The Bacteriophage P1 hot Gene Product Can Substitute for the Escherichia coli DNA Polymerase III θ Subunit

Abstract

ABSTRACT The θ subunit ( holE gene product) of Escherichia coli DNA polymerase (Pol) III holoenzyme is a tightly bound component of the polymerase core. Within the core (α-ε-θ), the α and ε subunits carry the DNA polymerase and 3′ proofreading functions, respectively, while the precise function of θ is unclear. holE homologs are present in genomes of other enterobacteriae, suggestive of a conserved function. Putative homologs have also been found in the genomes of bacteriophage P1 and of certain conjugative plasmids. The presence of these homologs is of interest, because these genomes are fully dependent on the host replication machinery and contribute few, if any, replication factors themselves.

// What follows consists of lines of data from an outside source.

template <int SF>
__global__ void __launch_bounds__(RCfg<SF>::T, 1)
k1_rows_kernel(const __grid_constant__ RParams P) {
    using C = RCfg<SF>;
    extern __shared__ __align__(1024) unsigned char r_raw[];
    RSmem<SF> &sm = *reinterpret_cast<RSmem<SF> *>(r_raw);
    const int tid = threadIdx.x, lane = tid & 31, warp = tid >> 5;
    const uint32_t rank = C::CL == 2 ? cluster_rank() : 0u, peer = rank ^ 1u;
    const size_t unit = blockIdx.x / C::CL, n_units = gridDim.x / C::CL;
    const K1Args &a = P.a;
    const size_t n_mine = unit < a.n_symbols ? (a.n_symbols - unit + n_units - 1) / n_units : 0;
    const RConsts &rc = r_consts_dev[SF - 11];

    if (tid == 0) {
#pragma unroll
        for (int i = 0; i < R_NSYM_BAR; i++) { mbar_init(&sm.sym_full[i], RLate<SF>::EARLY); mbar_init(&sm.sym_late[i], 16 - RLate<SF>::EARLY); }
#pragma unroll
        for (int i = 0; i < 16; i++) { mbar_init(&sm.x_full[i], 1); mbar_init(&sm.x_free[i], 32); }
        if (C::CL == 2 && n_mine > 0)
#pragma unroll
            for (int i = 0; i < 16; i++)
                if (i < 8 || n_mine > 1) mbar_expect_tx(&sm.x_full[i], 2048u);
        fence_mbar_init();
    }
    auto issue_row = [&](size_t g) {
        const size_t s = g >> 4;
        if (s >= n_mine) return;
        const int j = (int)(g & 15);
        const size_t sym = unit + s * n_units;
        uint64_t *bar = j < RLate<SF>::EARLY ? &sm.sym_full[s % R_NSYM_BAR] : &sm.sym_late[s % R_NSYM_BAR];
        float4 *dst = sm.slots[g % C::NSLOT];
        mbar_expect_tx(bar, C::ROW_BYTES);
        if (C::CL == 1) bulk_g2s(dst, a.x + sym * C::SPS + (size_t)j * (C::SPS / 16), C::ROW_BYTES, bar);
        else tma_rows_2d(dst, &P.tmap, (int)(rank * 8u), (int)(sym * C::L + (size_t)j * C::A), bar);
    };
    if (tid == 0)
        for (int g = 0; g < C::NSLOT; g++) issue_row((size_t)g);

    const int tw0_step = 8 * (warp * C::A0 + r_a0<SF>(lane)), tw1_step = 128 * r_a0<SF>(lane);
    const int kb2 = lane >> 1, h2 = lane & 1;
    const int E2 = (int)rank * C::NB + h2 * C::HB;
    const int e_idx = SF == 11 ? (E2 ? 1 : 0) : (E2 >> 1);
    const float2 wb1 = k1_ld_table(a.tw + ((warp + 16 * kb2) & (C::SPS - 1)));
    const float2 wbE = k1_ld_table(a.tw + ((E2 * (warp + 16 * kb2)) & (C::SPS - 1)));
    if (C::CL == 2) cluster_sync_all(); else __syncthreads();

    const uint32_t slots0 = smem_u32(&sm.slots[0][0]);
    const uint32_t ld0 = slots0 + (uint32_t)(warp * 32 + lane) * 16u;
    const uint32_t st0 = slots0 + (uint32_t)r_unit<SF>(warp, lane) * 16u;
    uint32_t lane_sw[4];
#pragma unroll
    for (int c = 0; c < 4; c++) lane_sw[c] = (uint32_t)(lane ^ r_swz<SF>(c)) * 16u;
    const uint32_t m2 = (uint32_t)((SF == 11 ? 2 * (lane & 1) : (lane & 1)) ^ r_swz<SF>(lane >> 1)) * 16u + (uint32_t)(lane >> 1) * 512u;
    RT_DECL
    const int x_i = warp & 7;
    const bool x_mine = C::CL == 2 && (uint32_t)(warp >> 3) == rank;
    float2 stash[8];
    auto finalize_prev = [&](size_t sp) {
        const int xb = (int)(sp & 1) * 8 + x_i;
        RT(0, mbar_wait(&sm.x_full[xb], (uint32_t)((sp >> 1) & 1)));
        const float2 *o = stash;
        const float4 *rblk = reinterpret_cast<const float4 *>(&sm.recv[xb * 256]);
        float4 u[4];
#pragma unroll
        for (int i = 0; i < 4; i++) u[i] = rblk[i * 32 + lane];
        uint32_t dep = 0;
        unsigned long long bk = 0ull;
#pragma unroll
        for (int i = 0; i < 4; i++) {
            const float2 fa = cadd(o[2 * i], make_float2(u[i].x, u[i].y));
            const float2 fb = cadd(o[2 * i + 1], make_float2(u[i].z, u[i].w));
            dep |= __float_as_uint(u[i].w);
            const int q0 = 2 * i + (lane & 1) * (C::A0 / 2);
            const unsigned long long ka = pack_key(cnorm2(fa), (uint32_t)(warp + 16 * (lane >> 1) + 256 * q0));
            const unsigned long long kb = pack_key(cnorm2(fb), (uint32_t)(warp + 16 * (lane >> 1) + 256 * (q0 + 1)));
            bk = ka > bk ? ka : bk;
            bk = kb > bk ? kb : bk;
        }
        bk = warp_max_key(bk);
        if (lane == 0) {
            atomicMax(P.packed + unit + sp * n_units, bk);
            if (sp + 2 < n_mine) mbar_expect_tx(&sm.x_full[xb], 2048u);
        }
        asm volatile("and.b32 %0, %0, 0;" : "+r"(dep));
        mbar_arrive_peer_relaxed(map_to_peer(smem_u32(&sm.x_free[xb]), peer) + dep);
    };
    int base = 0;
    for (size_t s = 0; s < n_mine; s++, base = base + 16 >= C::NSLOT ? base + 16 - C::NSLOT : base + 16) {
        const size_t g0 = s * 16;
        uint32_t gb[4];
        {
            int t = base;
#pragma unroll
            for (int q = 0; q < 4; q++) { gb[q] = (uint32_t)t * C::ROW_BYTES; t += 4; if (t >= C::NSLOT) t -= C::NSLOT; }
        }
        uint32_t rowaddr;
        { int t = base + warp; if (t >= C::NSLOT) t -= C::NSLOT; rowaddr = slots0 + (uint32_t)t * C::ROW_BYTES; }
        RT(2, mbar_wait(&sm.sym_full[s % R_NSYM_BAR], (uint32_t)((s / R_NSYM_BAR) & 1)));

        {
            float2 v0[16], v1[16], tw[16];
#pragma unroll
            for (int q = 0; q < 4; q++) {
                if (4 * q == RLate<SF>::EARLY) RT(3, mbar_wait(&sm.sym_late[s % R_NSYM_BAR], (uint32_t)((s / R_NSYM_BAR) & 1)));
                float4 ch[4];
#pragma unroll
                for (int jj = 0; jj < 4; jj++) ch[jj] = k1_ld_table4(a.chirp + r_sample<SF>((int)rank, warp, lane, 4 * q + jj));
                float4 xv[4];
                const uint32_t ga = ld0 + gb[q];
#pragma unroll
                for (int jj = 0; jj < 4; jj++) xv[jj] = lds128(ga + (uint32_t)jj * C::ROW_BYTES);
#pragma unroll
                for (int jj = 0; jj < 4; jj++) {
                    v0[4 * q + jj] = cmul(make_float2(xv[jj].x, xv[jj].y), make_float2(ch[jj].x, ch[jj].y));
                    v1[4 * q + jj] = cmul(make_float2(xv[jj].z, xv[jj].w), make_float2(ch[jj].z, ch[jj].w));
                }
            }
            r_dif16(v0, v1);
#pragma unroll
            for (int kc = 1; kc < 16; kc++) tw[kc - 1] = k1_ld_table(a.tw + ((tw0_step * kc) & (C::SPS - 1)));
            r_twiddle16(v0, v1, tw);
            __syncwarp();
#pragma unroll
            for (int kc = 0; kc < 16; kc++) {
                const int br = bitrev<16>(kc);
                sts128(st0 + gb[kc >> 2] + (uint32_t)(kc & 3) * C::ROW_BYTES, make_float4(v0[br].x, v0[br].y, v1[br].x, v1[br].y));
            }
        }
        RT(4, __syncthreads());
        if (C::CL == 1 && s > 0 && warp == 0) {
            unsigned long long k = lane < C::NW ? sm.keys[(s - 1) & 1][lane] : 0ull;
            k = warp_max_key(k);
            if (lane == 0) {
                const size_t psym = unit + (s - 1) * n_units;
                if (C::CL == 2) atomicMax(P.packed + psym, k);
                else { P.bins[psym] = key_idx(k); if (P.mags) P.mags[psym] = sqrtf(key_mag2(k)); }
            }
        }
        {
            float2 v0[16], v1[16], tw[16];
            uint32_t ra[4];
#pragma unroll
            for (int c = 0; c < 4; c++) ra[c] = rowaddr + lane_sw[c];
#pragma unroll
            for (int a1 = 0; a1 < 16; a1++) {
                const float4 u = lds128(ra[a1 & 3] + (uint32_t)a1 * 512u);
                v0[a1] = make_float2(u.x, u.y);
                v1[a1] = make_float2(u.z, u.w);
            }
            r_dif16(v0, v1);
#pragma unroll
            for (int kb = 1; kb < 16; kb++) tw[kb - 1] = k1_ld_table(a.tw + ((tw1_step * kb) & (C::SPS - 1)));
            r_twiddle16(v0, v1, tw);
#pragma unroll
            for (int kb = 0; kb < 16; kb++) {
                const int br = bitrev<16>(kb);
                sts128(ra[kb & 3] + (uint32_t)kb * 512u, make_float4(v0[br].x, v0[br].y, v1[br].x, v1[br].y));
            }
        }
        __syncwarp();
        if (C::CL == 2 && x_mine && s > 0) finalize_prev(s - 1);
        unsigned long long best = 0ull;
        {
            float2 g[C::HB][C::A0];
            {
                const uint32_t qm = rowaddr + m2;
                uint32_t pa[4];
                if (SF == 11) {
#pragma unroll
                    for (int c = 0; c < 4; c++) pa[c] = qm ^ (uint32_t)(((c >> 1) * 4 + (c & 1)) * 16);
#pragma unroll
                    for (int a0 = 0; a0 < C::A0; a0++)
#pragma unroll
                        for (int e = 0; e < 2; e++) {
                            const float4 u = lds128(pa[(a0 & 1) * 2 + e] + (uint32_t)(a0 >> 1) * 128u);
                            g[2 * e][a0] = make_float2(u.x, u.y);
                            g[(2 * e + 1) % C::HB][a0] = make_float2(u.z, u.w);
                        }
                } else {
#pragma unroll
                    for (int c = 0; c < 4; c++) pa[c] = qm ^ (uint32_t)(c * 2 * 16);
#pragma unroll
                    for (int a0 = 0; a0 < C::A0; a0++) {
                        const float4 u = lds128(pa[a0 & 3] + (uint32_t)(a0 >> 2) * 128u);
                        g[0][a0] = make_float2(u.x, u.y);
                        g[C::HB - 1][a0] = make_float2(u.z, u.w);
                    }
                }
            }
            r_pass2_dft<SF>(g);
            __syncwarp();
            if (lane == 0) {
                fence_proxy_async();
                issue_row(g0 + (size_t)warp + (size_t)C::NSLOT);
            }
            float2 wb1s = wb1, wbEs = wbE;
            asm volatile("" : "+f"(wb1s.x), "+f"(wb1s.y), "+f"(wbEs.x), "+f"(wbEs.y));
            const bool quirk_warp = warp == 0;
            float2 tq = make_float2(0.f, 0.f);
            if (quirk_warp && kb2 == 0) tq = r_pass2_quirk<SF>(g, E2, wb1s, wbEs, rc.cq[0], rc.cq[e_idx]);
            float2 f[C::A0 / 2];
#pragma unroll
            for (int i = 0; i < C::A0 / 2; i++) {
                const float2 tlo = r_pass2_term<SF>(g, i, E2, wb1s, wbEs, rc.cq[0], rc.cq[e_idx]);
                const float2 thi = r_pass2_term<SF>(g, i + C::A0 / 2, E2, wb1s, wbEs, rc.cq[0], rc.cq[e_idx]);
                const float2 give = h2 ? tlo : thi;
                const float2 keep = h2 ? thi : tlo;
                float2 got;
                got.x = __shfl_xor_sync(0xffffffffu, give.x, 1);
                got.y = __shfl_xor_sync(0xffffffffu, give.y, 1);
                f[i] = cadd(keep, got);
            }
            if (quirk_warp) {
                float2 got;
                got.x = __shfl_xor_sync(0xffffffffu, tq.x, 1);
                got.y = __shfl_xor_sync(0xffffffffu, tq.y, 1);
                tq = cadd(tq, got);
            }
            if (C::CL == 2) {
                if (quirk_warp && lane == 1) f[0] = cadd(f[0], tq);
                if (!x_mine) {
                    const int xb = (int)(s & 1) * 8 + x_i;
                    if (s > 1) RT(1, mbar_wait(&sm.x_free[xb], (uint32_t)(((s >> 1) - 1) & 1)));
                    const uint32_t dst = map_to_peer(smem_u32(&sm.recv[xb * 256]), peer) + (uint32_t)lane * 16u;
                    const uint32_t bar = map_to_peer(smem_u32(&sm.x_full[xb]), peer);
#pragma unroll
                    for (int i = 0; i < 4; i++) st_async_peer_f4(dst + (uint32_t)i * 512u, make_float4(f[2 * i].x, f[2 * i].y, f[2 * i + 1].x, f[2 * i + 1].y), bar);
                } else {
#pragma unroll
                    for (int i = 0; i < 8; i++) stash[i] = f[i];
                }
            } else {
                if (quirk_warp && lane == 1) f[0] = cadd(f[0], tq);
#pragma unroll
                for (int i = 0; i < C::A0 / 2; i++) {
                    const int q2 = i + h2 * (C::A0 / 2);
                    const unsigned long long key = pack_key(cnorm2(f[i]), (uint32_t)(warp + 16 * kb2 + 256 * q2));
                    best = key > best ? key : best;
                }
            }
        }
        best = warp_max_key(best);
        if (C::CL == 1 && lane == 0) sm.keys[s & 1][warp] = best;
    }
    if (C::CL == 2 && x_mine && n_mine > 0) finalize_prev(n_mine - 1);
    RT_FLUSH;
    __syncthreads();
    if (C::CL == 1 && n_mine > 0 && warp == 0) {
        unsigned long long k = lane < C::NW ? sm.keys[(n_mine - 1) & 1][lane] : 0ull;
        k = warp_max_key(k);
        if (lane == 0) {
            const size_t psym = unit + (n_mine - 1) * n_units;
            if (C::CL == 2) atomicMax(P.packed + psym, k);
            else { P.bins[psym] = key_idx(k); if (P.mags) P.mags[psym] = sqrtf(key_mag2(k)); }
        }
    }
    if (C::CL == 2) cluster_sync_all();
}
#endif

To study the role of these θ homologs, we have constructed an E. coli strain in which holE is replaced by the P1 homolog, hot . We show that hot is capable of substituting for holE when it is assayed for its antimutagenic action on the proofreading-impaired dnaQ49 mutator, which carries a temperature-sensitive ε subunit. The ability of hot to substitute for holE was also observed with other, although not all, dnaQ mutator alleles tested. The data suggest that the P1 hot gene product can substitute for the θ subunit and is likely incorporated in the Pol III complex. We also show that overexpression of either θ or Hot further suppresses the dnaQ49 mutator phenotype. This suggests that the complexing of dnaQ49 -ε with θ is rate limiting for its ability to proofread DNA replication errors. The possible role of hot for bacteriophage P1 is discussed.